DP1 prostanoid receptor activation increases the severity of an acute lower respiratory viral infection in mice via TNF-α-induced immunopathology

Respiratory syncytial virus (RSV) bronchiolitis is a leading cause of infant hospitalization and mortality. We previously identified that prostaglandin D2 (PGD2), released following RSV infection of primary human airway epithelial cells or pneumonia virus of mice (PVM) infection of neonatal mice, elicits pro- or antiviral innate immune responses as a consequence of D-type prostanoid receptor 2 (DP2) or DP1 activation, respectively. Here, we sought to determine whether treatment with the DP1 agonist BW245c decreases the severity of bronchiolitis in PVM-infected neonatal mice. Consistent with previous findings, BW245c treatment increased IFN-lambda production and decreased viral load in week 1 of the infection. However, unexpectedly, BW245c treatment increased mortality in week 2 of the infection. This increased morbidity was associated with viral spread to the parenchyma, an increased cellular infiltrate of TNF-alpha-producing cells (neutrophils, monocytes, and CD4(+) T cells), and the heightened production of the pro-inflammatory cytokines TNF-alpha, IL-6, and IL-1 beta. These phenotypes, as well as the increased mortality, were significantly attenuated following the administration of anti-TNF-alpha to PVM-infected, BW245c-treated mice.

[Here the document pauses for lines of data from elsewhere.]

template <int NB, int TAG, typename XT>
static void spmm_launch(hipStream_t st, int nb, dim3 g, const SellView& A, const XT* x, double* y, bool accumulate,
                        double* dot_partial, const XT* dot_with) {
    const bool dl = TAG == 1 && Lay<NB>::T > 1 && A.diag_last && dot_with == x;
    if constexpr (!std::is_same<XT, double>::value) {
        if (A.bv || accumulate) throw Error(PMC_ERR_INTERNAL, "spmm: fp32 input with per-realization values / accumulation");
        const bool nt = TAG != 0 && nt_streams(A, NB, dot_partial != nullptr);
        if (nt) {
            if (dot_partial && dl)
                sell_spmm_kernel<NB, false, 0, true, TAG, true, false, (Lay<NB>::T > 1), XT><<<groups_xcd(g, nb), kBlock, 0, st>>>(A.nrows, A.nslices, A.slice_off, A.sched, A.cols, A.vals, x, y, nullptr, dot_with, dot_partial, nb);
            else if (dot_partial)
                sell_spmm_kernel<NB, false, 0, true, TAG, true, false, false, XT><<<groups_xcd(g, nb), kBlock, 0, st>>>(A.nrows, A.nslices, A.slice_off, A.sched, A.cols, A.vals, x, y, nullptr, dot_with, dot_partial, nb);
            else
                sell_spmm_kernel<NB, false, 0, false, TAG, true, false, false, XT><<<groups_xcd(g, nb), kBlock, 0, st>>>(A.nrows, A.nslices, A.slice_off, A.sched, A.cols, A.vals, x, y, nullptr, nullptr, nullptr, nb);
        } else {
            if (dot_partial && dl)
                sell_spmm_kernel<NB, false, 0, true, TAG, false, false, (Lay<NB>::T > 1), XT><<<groups_xcd(g, nb), kBlock, 0, st>>>(A.nrows, A.nslices, A.slice_off, A.sched, A.cols, A.vals, x, y, nullptr, dot_with, dot_partial, nb);
            else if (dot_partial)
                sell_spmm_kernel<NB, false, 0, true, TAG, false, false, false, XT><<<groups_xcd(g, nb), kBlock, 0, st>>>(A.nrows, A.nslices, A.slice_off, A.sched, A.cols, A.vals, x, y, nullptr, dot_with, dot_partial, nb);
            else
                sell_spmm_kernel<NB, false, 0, false, TAG, false, false, false, XT><<<groups_xcd(g, nb), kBlock, 0, st>>>(A.nrows, A.nslices, A.slice_off, A.sched, A.cols, A.vals, x, y, nullptr, nullptr, nullptr, nb);
        }
        return;
    } else
    if (A.bv && A.f32) {
        if (dot_partial)
            sell_spmm_kernel<NB, 2, 0, true, TAG><<<groups_xcd(g, nb), kBlock, 0, st>>>(A.nrows, A.nslices, A.slice_off, A.sched, A.cols, A.vals, x, y, nullptr, dot_with, dot_partial, nb);
        else if (accumulate)
            sell_spmm_kernel<NB, 2, 1, false, TAG><<<groups_xcd(g, nb), kBlock, 0, st>>>(A.nrows, A.nslices, A.slice_off, A.sched, A.cols, A.vals, x, y, nullptr, nullptr, nullptr, nb);
        else
            sell_spmm_kernel<NB, 2, 0, false, TAG><<<groups_xcd(g, nb), kBlock, 0, st>>>(A.nrows, A.nslices, A.slice_off, A.sched, A.cols, A.vals, x, y, nullptr, nullptr, nullptr, nb);
    } else if (A.bv) {
        if (dot_partial)
            sell_spmm_kernel<NB, true, 0, true, TAG><<<groups_xcd(g, nb), kBlock, 0, st>>>(A.nrows, A.nslices, A.slice_off, A.sched, A.cols, A.vals, x, y, nullptr, dot_with, dot_partial, nb);
        else if (accumulate)
            sell_spmm_kernel<NB, true, 1, false, TAG><<<groups_xcd(g, nb), kBlock, 0, st>>>(A.nrows, A.nslices, A.slice_off, A.sched, A.cols, A.vals, x, y, nullptr, nullptr, nullptr, nb);
        else
            sell_spmm_kernel<NB, true, 0, false, TAG><<<groups_xcd(g, nb), kBlock, 0, st>>>(A.nrows, A.nslices, A.slice_off, A.sched, A.cols, A.vals, x, y, nullptr, nullptr, nullptr, nb);
    } else if (TAG != 0 && nt_streams(A, NB, dot_partial != nullptr)) {
        if (dot_partial && dl)
            sell_spmm_kernel<NB, false, 0, true, TAG, true, false, (Lay<NB>::T > 1)><<<groups_xcd(g, nb), kBlock, 0, st>>>(A.nrows, A.nslices, A.slice_off, A.sched, A.cols, A.vals, x, y, nullptr, dot_with, dot_partial, nb);
        else if (dot_partial)
            sell_spmm_kernel<NB, false, 0, true, TAG, true><<<groups_xcd(g, nb), kBlock, 0, st>>>(A.nrows, A.nslices, A.slice_off, A.sched, A.cols, A.vals, x, y, nullptr, dot_with, dot_partial, nb);
        else if (accumulate)
            sell_spmm_kernel<NB, false, 1, false, TAG, true><<<groups_xcd(g, nb), kBlock, 0, st>>>(A.nrows, A.nslices, A.slice_off, A.sched, A.cols, A.vals, x, y, nullptr, nullptr, nullptr, nb);
        else
            sell_spmm_kernel<NB, false, 0, false, TAG, true><<<groups_xcd(g, nb), kBlock, 0, st>>>(A.nrows, A.nslices, A.slice_off, A.sched, A.cols, A.vals, x, y, nullptr, nullptr, nullptr, nb);
    } else {
        if (dot_partial && dl)
            sell_spmm_kernel<NB, false, 0, true, TAG, false, false, (Lay<NB>::T > 1)><<<groups_xcd(g, nb), kBlock, 0, st>>>(A.nrows, A.nslices, A.slice_off, A.sched, A.cols, A.vals, x, y, nullptr, dot_with, dot_partial, nb);
        else if (dot_partial)
            sell_spmm_kernel<NB, false, 0, true, TAG><<<groups_xcd(g, nb), kBlock, 0, st>>>(A.nrows, A.nslices, A.slice_off, A.sched, A.cols, A.vals, x, y, nullptr, dot_with, dot_partial, nb);
        else if (accumulate)
            sell_spmm_kernel<NB, false, 1, false, TAG><<<groups_xcd(g, nb), kBlock, 0, st>>>(A.nrows, A.nslices, A.slice_off, A.sched, A.cols, A.vals, x, y, nullptr, nullptr, nullptr, nb);
        else
            sell_spmm_kernel<NB, false, 0, false, TAG><<<groups_xcd(g, nb), kBlock, 0, st>>>(A.nrows, A.nslices, A.slice_off, A.sched, A.cols, A.vals, x, y, nullptr, nullptr, nullptr, nb);
    }
}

In summary, pharmacological activation of the DP1 receptor in PVM-infected neonatal mice boosts antiviral innate and adaptive immunity, however, this is ultimately detrimental, as a consequence of increased TNF-alpha-induced morbidity and mortality.

Automated summary

In neonatal mice infected with PVM, treatment with the DP1 agonist BW245c increased IFN-lambda production and reduced viral load in the first week of infection. However, in the second week, BW245c treatment unexpectedly led to higher mortality, possibly due to viral spread, increased cellular infiltration, and elevated production of pro-inflammatory cytokines like TNF-alpha. Administering an anti-TNF-alpha antibody alleviated these effects, suggesting that pharmacological activation of DP1 receptor can boost antiviral immunity but may have detrimental consequences.